DIRECTIONS:
Each line starting at the one that contains "void wino_mini_offsets(const WinoParams*" and ending at the one that contains "wino_patch_piece(__amdgpu_buffer_rsrc_t rsrc, float*" must be returned exactly, and the rest of the listing is left out.

═══

struct WinoSlotTable {
    uint32_t v[384];
    constexpr WinoSlotTable() : v() {
        for (int p = 0; p < 384; ++p) {
            const int cls = p & 1, k = p >> 1, rr = k / 18, px = k - rr * 18;
            const int py = cls ? (rr < 4 ? rr + 4 : rr + 8) : (rr < 4 ? rr : rr < 8 ? rr + 4 : rr + 8);
            const bool ok = cls ? rr < 8 : rr < 10;
            v[p] = ok ? (uint32_t)((py * 18 + px) | ((((px >> 2) & 3) + 4 * ((py >> 1) & 1)) << 16)) : 324u;
        }
    }
};
static __device__ const WinoSlotTable g_wino_slots{};

__device__ __forceinline__ void wino_schedule(int KS, int n_blocks, int& ks, int& tb) {
    const int xcd = blockIdx.x & 7, wi = (int)(blockIdx.x >> 3);
    const int SP = KS >= 2 ? 2 : 1, G = KS / SP;
    ks = SP * (xcd % G) + (wi % SP);
    tb = (wi / SP) * (8 / G) + xcd / G;
}
inline int64_t wino_grid(int KS, int64_t n_blocks) {
    const int SP = KS >= 2 ? 2 : 1, G = KS / SP;
    return 8 * SP * ((n_blocks * G + 7) / 8);
}
inline int64_t wino_params_launch(WinoParams& P, const int32_t* blocks, int32_t n_blocks, int32_t C, int32_t K, int32_t relu, float p, uint64_t seed,
                                  const uint64_t* epoch) {
// ... 91 lines not shown

#define WINO_FILL_SLOTS(slot_e, mini_pidx, tid)                                                                                       \
    _Pragma("unroll") for (int i = 0; i < 12; ++i) (slot_e)[i] = g_wino_slots.v[96 * ((tid) >> 6) + 8 * i + (((tid) & 63) >> 3)];     \
    _Pragma("unroll") for (int r = 0; r < 3; ++r) {                                                                                   \
        const int pp = ((((tid) >> 6) * 3 + r) * 64 + ((tid) & 63)) >> 1, py = pp / 21, pi = pp - py * 21, px = 4 * (pi % 5) + pi / 5; \
        (mini_pidx)[r] = py < 18 && pi < 20 && px < 18 ? py * 18 + px : 324;                                                          \
    }
__device__ __forceinline__ int wino_byte_offset(const WinoParams* P, int pix, int part4) {
    return pix >= 0 ? (pix * P->in_stride + part4) * 4 : 0x7FFFFF00;
}
__device__ __forceinline__ void wino_mini_offsets(const WinoParams* P, const int* pix_tab, const int (&mini_pidx)[3], int (&dmini)[3], int lane) {
#pragma unroll
    for (int r = 0; r < 3; ++r) dmini[r] = pix_tab[mini_pidx[r]];
#pragma unroll
    for (int r = 0; r < 3; ++r) dmini[r] = wino_byte_offset(P, dmini[r], 4 * (lane & 1));
}
typedef __attribute__((address_space(3))) void wino_lds_void;
__device__ __forceinline__ void wino_mini_piece(__amdgpu_buffer_rsrc_t rsrc, float* lds, int a, int which, int r, int dmini_r) {
    __builtin_amdgcn_raw_ptr_buffer_load_lds(rsrc, (wino_lds_void*)(lds + 2 * WINO_SB_FLOATS + which * 3072 + (a * 3 + r) * 256), 16, dmini_r, which * 32, 0, 0);
}
__device__ __forceinline__ void wino_patch_piece(__amdgpu_buffer_rsrc_t rsrc, float* stage, int a, int sc, int i, int doff_i) {
    __builtin_amdgcn_raw_ptr_buffer_load_lds(rsrc, (wino_lds_void*)(stage + (a * 12 + i) * 256), 16, doff_i, sc * 128, 0, 0);
}

constexpr int WINO_TS = 260;
constexpr int WINO_ZA = 32 * WINO_TS;
__device__ __forceinline__ bool wino_output_stage(const f32x16 (&acc)[12], float* lds, int a, int i32, int h) {
    if (POD_WINO_ELIM & 128) {
#pragma unroll
        for (int i = 0; i < 12; ++i) asm volatile("" ::"v"(acc[i]));
        return false;
    }
#pragma unroll
    for (int kb = 0; kb < 2; ++kb)
#pragma unroll
        for (int g = 0; g < 4; ++g) {
            f32x4 m[6];
#pragma unroll
            for (int p6 = 0; p6 < 6; ++p6) m[p6] = f32x4{acc[p6 * 2 + kb][4 * g], acc[p6 * 2 + kb][4 * g + 1], acc[p6 * 2 + kb][4 * g + 2], acc[p6 * 2 + kb][4 * g + 3]};
            const f32x4 s1 = m[1] + m[2], d1 = m[1] - m[2], s2 = m[3] + m[4], d2 = m[3] - m[4];
            float* o = lds + (a * 32 + i32) * WINO_TS + kb * 32 + 8 * g + 4 * h;
            *reinterpret_cast<f32x4*>(o) = (m[0] + s1) + s2;
            *reinterpret_cast<f32x4*>(o + 64) = __builtin_elementwise_fma(f32x4{2.f, 2.f, 2.f, 2.f}, d2, d1);
            *reinterpret_cast<f32x4*>(o + 128) = __builtin_elementwise_fma(f32x4{4.f, 4.f, 4.f, 4.f}, s2, s1);
            *reinterpret_cast<f32x4*>(o + 192) = __builtin_elementwise_fma(f32x4{8.f, 8.f, 8.f, 8.f}, d2, d1) + m[5];
        }
    __syncthreads();
    WINO_STAMP(4);
    return !(POD_WINO_ELIM & 32);
}

struct WinoStore {
    float* out;
    const float* bias;
    float* out_amax;
    float inv;
    uint64_t offset;
    int replicas, k_planes;
};
__device__ __forceinline__ void wino_dropout8(f32x4& v0, f32x4& v1, int64_t e, uint64_t offset, uint32_t word, uint64_t key, uint32_t thresh, float scale) {
    const uint64_t ctr = offset + (uint64_t)(e >> 3);
    const u32x4 r4 = philox4x32_10(u32x4{(uint32_t)ctr, (uint32_t)(ctr >> 32), word, STREAM_DROPOUT_CONV}, (uint32_t)key, (uint32_t)(key >> 32));
    v0.x = (r4.x & 0xFFFFu) >= thresh ? v0.x * scale : 0.f;
    v0.y = (r4.x >> 16) >= thresh ? v0.y * scale : 0.f;
    v0.z = (r4.y & 0xFFFFu) >= thresh ? v0.z * scale : 0.f;
    v0.w = (r4.y >> 16) >= thresh ? v0.w * scale : 0.f;
    v1.x = (r4.z & 0xFFFFu) >= thresh ? v1.x * scale : 0.f;
    v1.y = (r4.z >> 16) >= thresh ? v1.y * scale : 0.f;
    v1.z = (r4.w & 0xFFFFu) >= thresh ? v1.z * scale : 0.f;
    v1.w = (r4.w >> 16) >= thresh ? v1.w * scale : 0.f;
}

__device__ __forceinline__ float wino_store_planes(const WinoParams& P, const WinoBlock& B, const WinoStore& S, const float* lds, int ks) {
    const int tid = threadIdx.x;
    float lmax = 0.0f;
    const f32x4 inv = f32x4{S.inv, S.inv, S.inv, S.inv};
    const int oy = (tid >> 2) & 15, ox = (tid & 3) * 4;
    int m;
    const int gy = wino_cell(B.y0 + oy, B.Hv, B.rHv, m);
    int64_t px0[4];
#pragma unroll
    for (int e = 0; e < 4; ++e) {
        int n;
        const int gx = wino_cell(B.x0 + ox + e, B.Wv, B.rWv, n), img = m * B.gcols + n;
        px0[e] = (n < B.gcols && img < B.n_img && gx < B.W && gy < B.H) ? (B.out_px + (int64_t)img * B.HWi) * S.k_planes + (int64_t)gy * B.W + gx : -1;
    }
    const bool vec = px0[0] >= 0 && px0[3] == px0[0] + 3 && (px0[0] & 3) == 0 && (B.HWi & 3) == 0;
    const int tile = (oy >> 1) * 4 + (tid & 3);
#pragma unroll 2
    for (int it = 0; it < 16; ++it) {
        const int k = it * 4 + (tid >> 6), kg = ks * 64 + k;
        if (kg >= S.k_planes) continue;
        const float bias = S.bias ? S.bias[kg] : 0.0f;
        float y[4];
#pragma unroll
        for (int e = 0; e < 4; ++e) {
            const float* r = lds + tile * WINO_TS + e * 64 + k;
            y[e] = (oy & 1) == 0 ? (r[0] + r[WINO_ZA]) + r[2 * WINO_ZA] : (r[WINO_ZA] - r[2 * WINO_ZA]) - r[3 * WINO_ZA];
        }
        f32x4 v = __builtin_elementwise_fma(f32x4{y[0], y[1], y[2], y[3]}, inv, f32x4{bias, bias, bias, bias});
        if (P.relu) wino_relu4(v);
        if (S.out_amax)
            lmax = wino_absmax4(lmax, f32x4{px0[0] >= 0 ? v.x : 0.f, px0[1] >= 0 ? v.y : 0.f, px0[2] >= 0 ? v.z : 0.f, px0[3] >= 0 ? v.w : 0.f});
        float* plane = S.out + (int64_t)kg * B.HWi;
        if (vec) {
            *reinterpret_cast<f32x4*>(plane + px0[0]) = v;
        } else {
            if (px0[0] >= 0) plane[px0[0]] = v.x;
            if (px0[1] >= 0) plane[px0[1]] = v.y;
            if (px0[2] >= 0) plane[px0[2]] = v.z;
            if (px0[3] >= 0) plane[px0[3]] = v.w;
        }
    }
    return lmax;
}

═══

WRITTEN ANSWER:
__device__ __forceinline__ void wino_mini_offsets(const WinoParams* P, const int* pix_tab, const int (&mini_pidx)[3], int (&dmini)[3], int lane) {
#pragma unroll
    for (int r = 0; r < 3; ++r) dmini[r] = pix_tab[mini_pidx[r]];
#pragma unroll
    for (int r = 0; r < 3; ++r) dmini[r] = wino_byte_offset(P, dmini[r], 4 * (lane & 1));
}
typedef __attribute__((address_space(3))) void wino_lds_void;
__device__ __forceinline__ void wino_mini_piece(__amdgpu_buffer_rsrc_t rsrc, float* lds, int a, int which, int r, int dmini_r) {
    __builtin_amdgcn_raw_ptr_buffer_load_lds(rsrc, (wino_lds_void*)(lds + 2 * WINO_SB_FLOATS + which * 3072 + (a * 3 + r) * 256), 16, dmini_r, which * 32, 0, 0);
}
__device__ __forceinline__ void wino_patch_piece(__amdgpu_buffer_rsrc_t rsrc, float* stage, int a, int sc, int i, int doff_i) {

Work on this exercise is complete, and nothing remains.